Großbritannien und Frankreich planen eine beispiellose militärische Partnerschaft, die auch die Zusammenarbeit in der Atomwaffenforschung und in der Rüstung umfasst. Die Verträge dazu wollen der britische Premierminister David Cameron und der französische Präsident Nicolas Sarkozy am Dienstag in London unterzeichnen. Die beiden Staaten sind die einzigen Atommächte in Europa und haben die höchsten Rüstungsausgaben. Sie sind jedoch historisch Rivalen und hatten zuletzt im Irak-Krieg völlig gegensätzlich gehandelt. Getrieben wird die neue Partnerschaft vom immensen Spardruck, unter dem sowohl Großbritannien als auch Frankreich stehen.
In französischen Regierungskreisen hieß es, beide Länder wollten eine gemeinsame Truppe in Brigadestärke aufstellen, die bei Bedarf in Nato-, EU- oder Uno-Einsätze geschickt werden solle. Die gemeinsame Armee-Einheit solle über Luft- und Seeunterstützung verfügen. Außerdem sollten der französische Flugzeugträger "Charles de Gaulle" und der britische Träger, der derzeit im Bau ist, so umgebaut werden, dass beide Länder ihre Flugzeuge vom Träger des jeweiligen Partners aus einsetzen könnten. Ziel sei es, dass langfristig immer einer der beiden Flugzeugträger auf See sei.
Auch im Bereich der Atomwaffen wollen Großbritannien und Frankreich zusammenarbeiten. Konkret drehe es sich dabei um die gemeinsame Forschung für Atomsprengköpfe und die gemeinsame Nutzung von Simulationszentren, hieß es in Regierungskreisen. Seit dem Verbot von Atomtests nutzen beide Staaten Hightech-Labore, um die Sicherheit ihrer Atomsprengköpfe zu prüfen.
Außerdem verhandelten die beiden Staaten mit EADS über einen Vertrag zur Wartung ihrer künftigen Flotte von Militärtransportern des Typs A400M. Es sei damit zu rechnen, dass der Vertrag Ende 2011 unterzeichnet werde, hieß es. Frankreich interessiere sich dafür, freie Luftbetankungs-Kapazitäten der Briten zu nutzen, sobald Großbritannien die bestellten 14 neuen Airbus-Tankflugzeuge erhält. Britische Abgeordnete hatten den Leasingvertrag in Höhe von 10 Mrd. Pfund für die Tankflugzeuge als völlig überteuert kritisiert. Über die Zusammenarbeit mit Frankreich könnte Großbritannien einen Teil des Geldes wettmachen.
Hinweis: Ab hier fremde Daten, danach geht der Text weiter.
#include <cuda_runtime.h>
#include <algorithm>
#include <cstdio>
#include <cstring>
#include <chrono>
#include <cstdlib>
#include <mutex>

namespace ybgpu {

#define CUDA_TRY(expr)                                                                      \
  do {                                                                                      \
    cudaError_t _e = (expr);                                                                \
    if (_e != cudaSuccess) {                                                                \
      return Fail(YBGPU_RUNTIME_ERROR, std::string(#expr) + ": " + cudaGetErrorString(_e)); \
    }                                                                                       \
  } while (0)

struct RunView {
  const uint8_t* data;
  const uint64_t* blk_off;
  const uint32_t* blk_size;
// ... 1271 lines not shown
    case DEV_ERR_BAD_ENTRY: return "bad entry in block";
    case DEV_ERR_COMPRESSED: return "compressed block (only kNoCompression, kSnappyCompression, kLZ4Compression and kLZ4HCCompression inputs are supported)";
    case DEV_ERR_KEY_TOO_LONG: return "key longer than the engine limit";
    case DEV_ERR_IRREGULAR_RESTARTS: return "data block restart intervals are not uniform";
    case DEV_ERR_BAD_KEY: return "cannot decode DocKey/SubDocKey components";
    case DEV_ERR_UNSUPPORTED_KEY: return "key component type not supported on the GPU path";
    case DEV_ERR_TILE_OVERFLOW: return "internal error: merge tile larger than its capacity";
    case DEV_ERR_BAD_HT: return "bad DocHybridTime at the end of a key";
    case DEV_ERR_BAD_VALUE: return "cannot decode value control fields";
    case DEV_ERR_STACK_DEPTH: return "too many subkey levels";
    case DEV_ERR_UNSUPPORTED_VALUE: return "record type needs a host callback (packed row / merge / single delete)";
    case DEV_ERR_BAD_CRC: return "block checksum mismatch";
    case DEV_ERR_COTABLE: return "cotable/colocated keys are not supported yet";
    case DEV_ERR_SHORT_KEY: return "internal key shorter than 8 bytes";
    case DEV_ERR_UNSORTED: return "input file is not sorted";
    default: return "unknown device error";
  }
}

static ybgpu_status DevErrorStatus(int e) {
  switch (e) {
    case DEV_ERR_COMPRESSED: case DEV_ERR_UNSUPPORTED_KEY: case DEV_ERR_UNSUPPORTED_VALUE:
    case DEV_ERR_TILE_OVERFLOW: case DEV_ERR_COTABLE: case DEV_ERR_KEY_TOO_LONG: case DEV_ERR_STACK_DEPTH:
    case DEV_ERR_IRREGULAR_RESTARTS:
      return YBGPU_NOT_SUPPORTED;
    default: return YBGPU_CORRUPTION;
  }
}

struct Engine::Impl {
  cudaStream_t stream = nullptr;
  bool owns_stream = false;
  uint8_t* status_host = nullptr; uint8_t* status_dev = nullptr;
  uint32_t readback_launches = 0;
  struct KvInput { const uint8_t* keys; const unsigned long long* koff; const unsigned long long* voff; uint32_t n; uint32_t max_klen; std::string last_user_key; };
  std::vector<KvInput> kv;
  std::vector<std::vector<uint32_t>> cf_oids;
  std::vector<std::vector<uint64_t>> cf_hts;
  uint8_t* staging_host = nullptr; uint8_t* staging_dev = nullptr;
  size_t upload_off = 0;
  cudaEvent_t ev0 = nullptr, ev1 = nullptr;
  cudaEvent_t phase_ev[8] = {};
  cudaEvent_t enc_ev[2] = {};
  bool enc_timed = false;
  cudaEvent_t snap_ev[4] = {};
  bool snap_timed = false;
  std::vector<void*> allocs;
  JobDev* dJ = nullptr;
  JobParams* dP = nullptr;
  RunView* dRuns = nullptr;
  std::vector<RunView> runs;
  std::vector<bool> owns_data;
  std::vector<std::vector<uint64_t>> keep_off; std::vector<std::vector<uint32_t>> keep_sz;
  uint8_t* out_keys = nullptr; uint64_t* out_koff = nullptr;
  uint8_t* out_vals = nullptr; uint64_t* out_voff = nullptr;
  uint64_t n_out = 0, out_key_bytes = 0, out_val_bytes = 0;
  JobDev hJ{};
  Desc* d_desc = nullptr; Sums3* d_partial = nullptr; ValueRewrite* d_rw = nullptr;
  uint64_t N = 0; int S = 0; uint32_t n_chunks = 0;
  bool kv_emitted = false;
  Desc* d_kept = nullptr;
  uint8_t* out_file = nullptr; uint64_t out_file_len = 0;
  uint32_t n_blocks = 0; unsigned long long* d_block_off = nullptr; uint32_t* d_block_first = nullptr;
  uint8_t* d_boundary = nullptr; uint32_t boundary_stride = 0;
  EncView enc{};
  cudaStream_t copy_stream = nullptr; cudaEvent_t copy_ev = nullptr; bool copy_pending = false;
  uint32_t n_filter_blocks = 0, filter_block_bytes = 0, filter_key_stride = 0;
  uint8_t* d_filters = nullptr; uint8_t* d_filter_keys = nullptr; uint32_t* d_filter_first = nullptr;
  BvOut* d_bv = nullptr;
};

__global__ void __launch_bounds__(256) k_records_from_kv(const uint8_t* keys, const unsigned long long* koff, const unsigned long long* voff,
                                                         const uint8_t* vals, uint32_t n, int S, uint8_t* rec, uint64_t* val_off, JobDev* J) {
  for (uint32_t i = blockIdx.x * blockDim.x + threadIdx.x; i < n; i += gridDim.x * blockDim.x) {
    const unsigned long long k0 = koff[i], k1 = koff[i + 1], v0 = voff[i], v1 = voff[i + 1];
    uint8_t* r = rec + static_cast<size_t>(i) * S;
    if (k1 < k0 + 8 || k1 - k0 - 8 > static_cast<unsigned long long>(S - 16) || v1 < v0 || v1 - v0 >= (1ull << 32)) {
      dev_fail(J, k1 < k0 + 8 ? DEV_ERR_SHORT_KEY : DEV_ERR_BAD_ENTRY, i);
      for (int b = 0; b < S; b++) r[b] = 0;
      val_off[i] = 0;
      continue;
    }
    const uint32_t ulen = static_cast<uint32_t>(k1 - k0 - 8), vlen = static_cast<uint32_t>(v1 - v0);
    const uint8_t* kp = keys + k0;
    for (int b = 0; b < S - 16; b++) r[b] = static_cast<uint32_t>(b) < ulen ? kp[b] : 0;
    uint64_t suffix = 0;
    for (int b = 7; b >= 0; b--) suffix = (suffix << 8) | kp[ulen + b];
    uint4 tr;
    tr.x = static_cast<uint32_t>(suffix); tr.y = static_cast<uint32_t>(suffix >> 32);
    tr.z = ulen | (static_cast<uint32_t>(vlen ? vals[v0] : 0) << 16);
    tr.w = vlen;
    *reinterpret_cast<uint4*>(r + S - 16) = tr;
    val_off[i] = v0;
  }
}

__global__ void k_readback(uint8_t* dst_mapped, const uint8_t* src, uint32_t n) {
  for (uint32_t i = threadIdx.x; i < n; i += blockDim.x) dst_mapped[i] = src[i];
  __threadfence_system();
}
constexpr size_t STATUS_READ_BYTES = 4096;
constexpr size_t STATUS_PAGE_BYTES = 65536;
struct StatusPage { uint8_t* host = nullptr; uint8_t* dev = nullptr; };
static std::mutex g_status_mu;
static std::vector<StatusPage> g_status_free;
static cudaError_t AcquireStatusPage(StatusPage* p) {
// ... 29 lines not shown
  if (e != cudaSuccess) { cudaFreeHost(h); return e; }
  p->host = static_cast<uint8_t*>(h); p->dev = static_cast<uint8_t*>(d);
  return cudaSuccess;
}
static void ReleaseStaging(const Staging& p) {
  if (!p.host) return;
  std::lock_guard<std::mutex> lock(g_status_mu);
  g_staging_free.push_back(p);
}
__global__ void __launch_bounds__(256) k_copy_out(uint8_t* dst_mapped, const uint8_t* src, size_t row_bytes, size_t src_pitch, size_t rows) {
  const size_t total = row_bytes * rows;
  const size_t stride = static_cast<size_t>(gridDim.x) * blockDim.x;
  if (src_pitch == row_bytes && ((reinterpret_cast<uintptr_t>(src) | reinterpret_cast<uintptr_t>(dst_mapped)) & 15) == 0) {
    const size_t nv = total >> 4;
    for (size_t i = blockIdx.x * static_cast<size_t>(blockDim.x) + threadIdx.x; i < nv; i += stride)
      reinterpret_cast<uint4*>(dst_mapped)[i] = reinterpret_cast<const uint4*>(src)[i];
    for (size_t i = (nv << 4) + blockIdx.x * static_cast<size_t>(blockDim.x) + threadIdx.x; i < total; i += stride) dst_mapped[i] = src[i];
  } else {
    for (size_t r = blockIdx.x; r < rows; r += gridDim.x)
      for (size_t c = threadIdx.x; c < row_bytes; c += blockDim.x) dst_mapped[r * row_bytes + c] = src[r * src_pitch + c];
  }
  __threadfence_system();
}

static bool ZeroCopyStatusEnabled() {
  const char* e = getenv("YBGPU_ZC_STATUS");
  return e ? atoi(e) != 0 : true;
}

Engine::Engine(const ybgpu_job_options& o) : opt_(o), impl_(new Impl) {
  if (o.largest_user_key && o.has_largest_user_key) largest_.assign(o.largest_user_key, o.largest_user_key + o.largest_user_key_len);
  if (o.key_bounds_lower_len) lower_.assign(o.key_bounds_lower, o.key_bounds_lower + o.key_bounds_lower_len);
  if (o.key_bounds_upper_len) upper_.assign(o.key_bounds_upper, o.key_bounds_upper + o.key_bounds_upper_len);
  if (o.range_lower_len) range_lower_.assign(o.range_lower, o.range_lower + o.range_lower_len);
  if (o.range_upper_len) range_upper_.assign(o.range_upper, o.range_upper + o.range_upper_len);
  opt_.range_lower = nullptr; opt_.range_upper = nullptr;
  opt_.largest_user_key = nullptr; opt_.key_bounds_lower = nullptr; opt_.key_bounds_upper = nullptr;
  memset(&stats_, 0, sizeof(stats_));
}

Engine::~Engine() {
  if (impl_) {
    cudaSetDevice(opt_.device);
    if (impl_->copy_pending) cudaStreamSynchronize(impl_->copy_stream);
    if (!ran_ && !impl_->runs.empty()) cudaStreamSynchronize(impl_->stream);
    for (void* p : impl_->allocs) cudaFreeAsync(p, impl_->stream);
    if (impl_->ev0) cudaEventDestroy(impl_->ev0);
    if (impl_->ev1) cudaEventDestroy(impl_->ev1);
    if (impl_->copy_stream) cudaStreamDestroy(impl_->copy_stream);
    if (impl_->copy_ev) cudaEventDestroy(impl_->copy_ev);
    for (auto& e : impl_->enc_ev) if (e) cudaEventDestroy(e);
    for (auto& e : impl_->snap_ev) if (e) cudaEventDestroy(e);
    for (auto& e : impl_->phase_ev) if (e) cudaEventDestroy(e);
    if (impl_->staging_host) { Staging st; st.host = impl_->staging_host; st.dev = impl_->staging_dev; ReleaseStaging(st); }
    if (impl_->status_host) {
      cudaStreamSynchronize(impl_->stream);
      StatusPage pg; pg.host = impl_->status_host; pg.dev = impl_->status_dev;
      ReleaseStatusPage(pg);
    }
    if (impl_->owns_stream && impl_->stream) cudaStreamDestroy(impl_->stream);
    delete impl_;
  }
}

ybgpu_status Engine::Fail(ybgpu_status s, const std::string& msg) { error_ = msg; return s; }

static thread_local cudaStream_t g_alloc_stream = nullptr;
template <typename T>
static cudaError_t DevAlloc(std::vector<void*>* allocs, T** out, size_t count) {
  void* p = nullptr;
  cudaError_t e = cudaMallocAsync(&p, std::max<size_t>(count * sizeof(T), 16) + 32, g_alloc_stream);
  if (e == cudaSuccess) { allocs->push_back(p); *out = reinterpret_cast<T*>(p); }
  return e;
}


static size_t CopyChunkBytes() {
  const char* e = getenv("YBGPU_COPY_CHUNK_MB");
  const long mb = e ? atol(e) : 32;
  return mb > 0 ? static_cast<size_t>(mb) << 20 : ~static_cast<size_t>(0);
}
static cudaError_t ChunkedCopyAsync(void* dst, const void* src, size_t len, cudaMemcpyKind kind, cudaStream_t stream) {
  const size_t chunk = CopyChunkBytes();
  for (size_t off = 0; off < len; off += chunk) {
    cudaError_t e = cudaMemcpyAsync(static_cast<uint8_t*>(dst) + off, static_cast<const uint8_t*>(src) + off, std::min(chunk, len - off), kind, stream);
    if (e != cudaSuccess) return e;
  }
  return cudaSuccess;
}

Großbritannien und Frankreich wollen auch bei der Entwicklung anderer Rüstungsgüter kooperieren. Dabei gehe es um Bauteile für künftige Atom-U-Boote, neue Raketen, Drohnen, die Minenabwehr auf See, militärische Kommunikationssatelliten und die Cyber-Sicherheit, hieß es in den Regierungskreisen. Auch die Zusammenarbeit im Kampf gegen den Terrorismus solle verstärkt werden.
Die neue britische Regierung hatte in der vergangenen Woche ein milliardenschweres Sparprogramm im Verteidigungsbereich angekündigt. Sie steht nach umfangreichen Hilfen für die Bankenbranche in der Finanzkrise unter massivem Druck, ihren Haushalt zu sanieren.
Großbritannien und Frankreich hatten bereits 1998 in St. Malo vereinbart, ihre Kräfte zu bündeln und innerhalb der EU die sicherheitspolitische Zusammenarbeit voranzutreiben. Dies löste Sorgen in der deutschen Rüstungsindustrie aus, dass eine zu enge Kooperation der beiden größten Rüstungskäufer in Europa zu Lasten der deutschen Unternehmen gehen könnte. Der Irak-Krieg entzweite Großbritannien und Frankreich später: Die britische Regierung schickte damals Soldaten, während Frankreich den Krieg strikt ablehnte.